START Exercise material

__global__ __launch_bounds__(256, 2) void gemm_tn_group_kernel(TnPlan g) {
  __shared__ __attribute__((aligned(16))) float smem[4 * T_TILE];
  float* As = smem;
  float* Bs = smem + 2 * T_TILE;

  const long long t_begin = g.dbg ? (long long)wall_clock64() : 0;
  const long long c_begin = g.dbg ? (long long)__builtin_amdgcn_s_memtime() : 0;
  int t, chunk;
  tn_decode(g, t, chunk);
  if (t < 0) return;
  const TnTile tl = g.tile[t];
  const NudfGemmTNProblem& q = g.prob[tl.prob];
  const int slot_id = tl.blk_start + chunk;

  const int tid = threadIdx.x;
  const int lane = tid & 63;
  const int wave = tid >> 6;
  const int i0 = tl.ti * BM, j0 = tl.tj * BN;
  const int lda = q.lda1, ldb = q.ldb1;
  const int mbeg = chunk * tl.rows_per_block;
  const int mend = min(mbeg + tl.rows_per_block, g.M);
  const int nk = (mend - mbeg + BK - 1) / BK;
  const int nfull = (mend - mbeg) / BK;

  const bool a16 = (q.flags & NUDF_TN_A16) != 0, b16 = (q.flags & NUDF_TN_B16) != 0;
  struct Op { const char* p; size_t rowb, stepb; unsigned poff[4]; int tk, tc, lds_pass; bool blk; };
  auto mk = [&](const float* base, int ld, int c0, bool h, bool blk) {
    Op o;
    const int esz = h ? 2 : 4;
    o.rowb = (size_t)ld * esz;
    o.stepb = (size_t)BK * o.rowb;
    o.blk = blk;
    if (blk) {
      o.tk = tid & 31;
      o.tc = (tid >> 5) * 4;
      o.lds_pass = 32;
      o.p = reinterpret_cast<const char*>(base) + (size_t)mbeg * o.rowb + (size_t)o.tk * 16;
#pragma unroll
      for (int ps = 0; ps < 4; ++ps) o.poff[ps] = (unsigned)(min(c0 + o.tc + 32 * ps, ld - 4) >> 2) * 512u;
    } else {
      o.tk = h ? tid >> 4 : tid >> 5;
      o.tc = h ? (tid & 15) * 8 : (tid & 31) * 4;
      o.lds_pass = (h ? 16 : 8) * LDT;
      const int col = min(c0 + o.tc, ld - (h ? 8 : 4));
      o.p = reinterpret_cast<const char*>(base) + (size_t)(mbeg + o.tk) * o.rowb + (size_t)col * esz;
#pragma unroll
      for (int ps = 0; ps < 4; ++ps) o.poff[ps] = (unsigned)((size_t)ps * (h ? 16 : 8) * o.rowb);
    }
    return o;
  };
  const Op oa = mk(q.A1, lda, i0, a16, (q.flags & NUDF_TN_A_BLK) != 0), ob = mk(q.B1, ldb, j0, b16, (q.flags & NUDF_TN_B_BLK) != 0);
  f32x4 ra[4], rb[4];
  int ld_rows = 0;
  auto load_op = [&](const Op& o, auto H, f32x4 (&r)[4], int kt, bool full) {
    constexpr bool h = decltype(H)::value;
    constexpr int np = h ? 2 : 4, rs = h ? 16 : 8;
    if (full || o.blk) {
      const char* b = o.p + (size_t)kt * o.stepb;
#pragma unroll
      for (int ps = 0; ps < np; ++ps) r[ps] = *reinterpret_cast<const f32x4*>(b + o.poff[ps]);
    } else {
#pragma unroll
      for (int ps = 0; ps < np; ++ps) {
        const ptrdiff_t row = min((ptrdiff_t)kt * BK + ps * rs, (ptrdiff_t)(g.M - 1 - mbeg - o.tk));
        r[ps] = *reinterpret_cast<const f32x4*>(o.p + row * (ptrdiff_t)o.rowb);
      }
    }
  };
  const bool do_bias = (q.dbias != nullptr) && (tl.tj == 0);
  f32x4 bacc = {0.f, 0.f, 0.f, 0.f}, bacc2 = {0.f, 0.f, 0.f, 0.f};
  f32x4 bacc3 = {0.f, 0.f, 0.f, 0.f}, bacc4 = {0.f, 0.f, 0.f, 0.f};
  auto widen = [](const f32x4& raw, f32x4& lo, f32x4& hi) {
    const uint4 u = __builtin_bit_cast(uint4, raw);
    lo = f32x4{__builtin_bit_cast(float, u.x << 16), __builtin_bit_cast(float, u.x & 0xffff0000u),
               __builtin_bit_cast(float, u.y << 16), __builtin_bit_cast(float, u.y & 0xffff0000u)};
    hi = f32x4{__builtin_bit_cast(float, u.z << 16), __builtin_bit_cast(float, u.z & 0xffff0000u),
               __builtin_bit_cast(float, u.w << 16), __builtin_bit_cast(float, u.w & 0xffff0000u)};
  };
  auto store_op = [&](const Op& o, auto H, const f32x4 (&r)[4], float* tile, bool bias) {
    constexpr bool h = decltype(H)::value;
    float* dst = tile + o.tk * LDT + o.tc;
    const f32x4 z = {0.f, 0.f, 0.f, 0.f};
    if constexpr (!h) {
      if (ld_rows >= BK) {
#pragma unroll
        for (int ps = 0; ps < 4; ++ps) *reinterpret_cast<f32x4*>(dst + ps * o.lds_pass) = r[ps];
        if (bias) {
          if (o.blk) { bacc += r[0]; bacc2 += r[1]; bacc3 += r[2]; bacc4 += r[3]; }
          else bacc += (r[0] + r[1]) + (r[2] + r[3]);
        }
        return;
      }
#pragma unroll
      for (int ps = 0; ps < 4; ++ps) {
        const f32x4 v = ((o.blk ? o.tk : ps * 8 + o.tk) < ld_rows) ? r[ps] : z;
        *reinterpret_cast<f32x4*>(dst + ps * o.lds_pass) = v;
        if (bias) {
// ... 1026 lines not shown
      const float x0 = (FULL || r0 + 2 * pp < mend) ? st[2 * pp] : 0.0f;
      const float x1 = (FULL || r0 + 2 * pp + 1 < mend) ? st[2 * pp + 1] : 0.0f;
      unsigned a, b;
      tn_split2_pair(x0, x1, scale, a, b);
      hq[pp >> 2][pp & 3] = a; lq[pp >> 2][pp & 3] = b;
      ps[pp] = x0 + x1;
    }
    if (bias) bias_acc += ((ps[0] + ps[1]) + (ps[2] + ps[3])) + ((ps[4] + ps[5]) + (ps[6] + ps[7]));
    unsigned* dst = tile + ((2 * sg) * 128 + sc) * 4;
    *reinterpret_cast<u32x4*>(dst) = hq[0];
    *reinterpret_cast<u32x4*>(dst + 512) = hq[1];
    *reinterpret_cast<u32x4*>(dst + T3Q) = lq[0];
    *reinterpret_cast<u32x4*>(dst + T3Q + 512) = lq[1];
  };
  auto mma = [&]() {
    const unsigned* as = As + ((lane >> 5) * 128 + (wave >> 1) * 64 + (lane & 31)) * 4;
    const unsigned* bs = Bs + ((lane >> 5) * 128 + (wave & 1) * 64 + (lane & 31)) * 4;
#pragma unroll
    for (int kk = 0; kk < BK3 / 16; ++kk) {
      u32x4 a[2][2], b[2][2];
#pragma unroll
      for (int s2 = 0; s2 < 2; ++s2)
#pragma unroll
        for (int pl = 0; pl < 2; ++pl) {
          a[s2][pl] = *reinterpret_cast<const u32x4*>(as + pl * T3Q + (2 * kk) * 512 + 128 * s2);
          b[s2][pl] = *reinterpret_cast<const u32x4*>(bs + pl * T3Q + (2 * kk) * 512 + 128 * s2);
        }
#pragma unroll
      for (int tt = 0; tt < 3; ++tt) {
        const int qa = (tt == 0) ? 1 : 0, qb = (tt == 1) ? 1 : 0;
#pragma unroll
        for (int j = 0; j < 2; ++j)
#pragma unroll
          for (int i = 0; i < 2; ++i) {
            if (tt < 2)
              acc1[i * 2 + j] = __builtin_amdgcn_mfma_f32_32x32x16_f16(__builtin_bit_cast(f16x8_t, a[i][qa]),
                                                                       __builtin_bit_cast(f16x8_t, b[j][qb]), acc1[i * 2 + j], 0, 0, 0);
            else
              acc[i * 2 + j] = __builtin_amdgcn_mfma_f32_32x32x16_f16(__builtin_bit_cast(f16x8_t, a[i][qa]),
                                                                      __builtin_bit_cast(f16x8_t, b[j][qb]), acc[i * 2 + j], 0, 0, 0);
          }
      }
    }
  };
  typedef std::integral_constant<bool, false> Ragged;
  typedef std::integral_constant<bool, true> Full;
  float sa[16], sb[16], sa2[16], sb2[16];
  if (nk > 0) {
    load(pa, lda, sa, 0);
    load(pb, ldb, sb, 0);
    if (nk > 1) {
      load(pa, lda, sa2, 1);
      load(pb, ldb, sb2, 1);
    }
    store(Ragged{}, sa, 0, As, sca, do_bias);
    store(Ragged{}, sb, 0, Bs, scb, false);
  }
  __syncthreads();
  auto kstep = [&](int kt, float (&la)[16], float (&lb)[16], float (&ua)[16], float (&ub)[16]) {
    if (kt + 2 < nk) {
      load(pa, lda, la, kt + 2);
      load(pb, ldb, lb, kt + 2);
    }
    __builtin_amdgcn_sched_barrier(0);
    mma();
    __builtin_amdgcn_sched_barrier(0);
    __syncthreads();
    if (kt + 1 < nk) {
      store(Ragged{}, ua, kt + 1, As, sca, do_bias);
      store(Ragged{}, ub, kt + 1, Bs, scb, false);
    }
    __syncthreads();
  };
  int kt0 = 0;
  {
    const bool last_ragged = ((mend - mbeg) % BK3) != 0 || mend > g.M;
    const int n_fast = nk - 2 - (last_ragged ? 1 : 0);
    if (n_fast >= 2 && (size_t)(g.M - mbeg) * (size_t)max(q.lda1, q.ldb1) * 4 < ((size_t)1 << 31)) {
      const int sgu = __builtin_amdgcn_readfirstlane(sg);
      const unsigned ca = (unsigned)min(i0 + sc, q.lda1 - 1), cbb = (unsigned)min(j0 + sc, q.ldb1 - 1);
      const __amdgpu_buffer_rsrc_t rsa = __builtin_amdgcn_make_buffer_rsrc(const_cast<float*>(q.A1 + (size_t)mbeg * lda), 0,
                                                                           (int)((size_t)(g.M - mbeg) * lda * 4), 0x00020000);
      const __amdgpu_buffer_rsrc_t rsb = __builtin_amdgcn_make_buffer_rsrc(const_cast<float*>(q.B1 + (size_t)mbeg * ldb), 0,
                                                                           (int)((size_t)(g.M - mbeg) * ldb * 4), 0x00020000);
      const int lda4 = q.lda1 * 4, ldb4 = q.ldb1 * 4;
      int ba = (2 * BK3 + 16 * sgu) * lda4, bb = (2 * BK3 + 16 * sgu) * ldb4;
      const int sa_step = BK3 * lda4, sb_step = BK3 * ldb4;
      auto load_f = [&](__amdgpu_buffer_rsrc_t rs, int so, int ld4, unsigned col, float (&st)[16]) {
#pragma unroll
        for (int r = 0; r < 16; ++r)
          st[r] = __builtin_bit_cast(float, __builtin_amdgcn_raw_buffer_load_b32(rs, (int)(col * 4), so + r * ld4, 0));
      };
      auto fstep = [&](float (&la)[16], float (&lb)[16], float (&ua)[16], float (&ub)[16]) {
        load_f(rsa, ba, lda4, ca, la);
        load_f(rsb, bb, ldb4, cbb, lb);
        ba += sa_step;
        bb += sb_step;
        __builtin_amdgcn_sched_barrier(0);
        mma();
        __builtin_amdgcn_sched_barrier(0);
        __syncthreads();
        store(Full{}, ua, 0, As, sca, do_bias);
        store(Full{}, ub, 0, Bs, scb, false);
        __syncthreads();
      };
      do {
        fstep(sa, sb, sa2, sb2);
        fstep(sa2, sb2, sa, sb);
        kt0 += 2;
      } while (kt0 + 1 < n_fast);
    }
  }
  for (int kt = kt0; kt < nk; kt += 2) {
    kstep(kt, sa, sb, sa2, sb2);
    if (kt + 1 < nk) kstep(kt + 1, sa2, sb2, sa, sb);
  }

  if (g.flags & TNF_NO_EPILOGUE) return;
  float* slot = g.ws ? g.ws + (size_t)slot_id * TN_WS_TILE : nullptr;
  if (do_bias) {
    float* red = reinterpret_cast<float*>(smem);
    red[sg * BM + sc] = bias_acc;
    __syncthreads();
    if (tid < BM) {
      const float sum = red[tid] + red[BM + tid];
      if (slot) slot[BM * BN + tid] = sum;
      else if (i0 + tid < q.NA) atomicAdd(q.dbias + i0 + tid, sum);
    }
  }
  const float unscale = inva * invb;
#pragma unroll
  for (int s4 = 0; s4 < 4; ++s4) {
#pragma unroll
    for (int r = 0; r < 16; ++r) acc[s4][r] = __builtin_fmaf(acc1[s4][r], 1.0f / 2048.0f, acc[s4][r]) * unscale;
    if (slot) {
      float* w = slot + ((wave * 4 + s4) * 64 + lane) * 16;
#pragma unroll
      for (int qd = 0; qd < 4; ++qd) {
        const f32x4 v = {acc[s4][4 * qd], acc[s4][4 * qd + 1], acc[s4][4 * qd + 2], acc[s4][4 * qd + 3]};
        *reinterpret_cast<f32x4*>(w + 4 * qd) = v;
      }
    } else {
      const int col = j0 + 32 * tn_jsub(2, wave, s4) + (lane & 31);
      if (col >= q.NB) continue;
#pragma unroll
      for (int r = 0; r < 16; ++r) {
        const int row = i0 + 32 * tn_isub(2, wave, s4) + (r & 3) + 8 * (r >> 2) + 4 * (lane >> 5);
        if (row < q.NA) atomicAdd(q.C + (size_t)row * q.ldc + col, acc[s4][r]);
      }
    }
  }
}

END Exercise material

Determine the number of lines in the data above that include the word "smem", then answer with that number alone.

* [Worked solution]: 4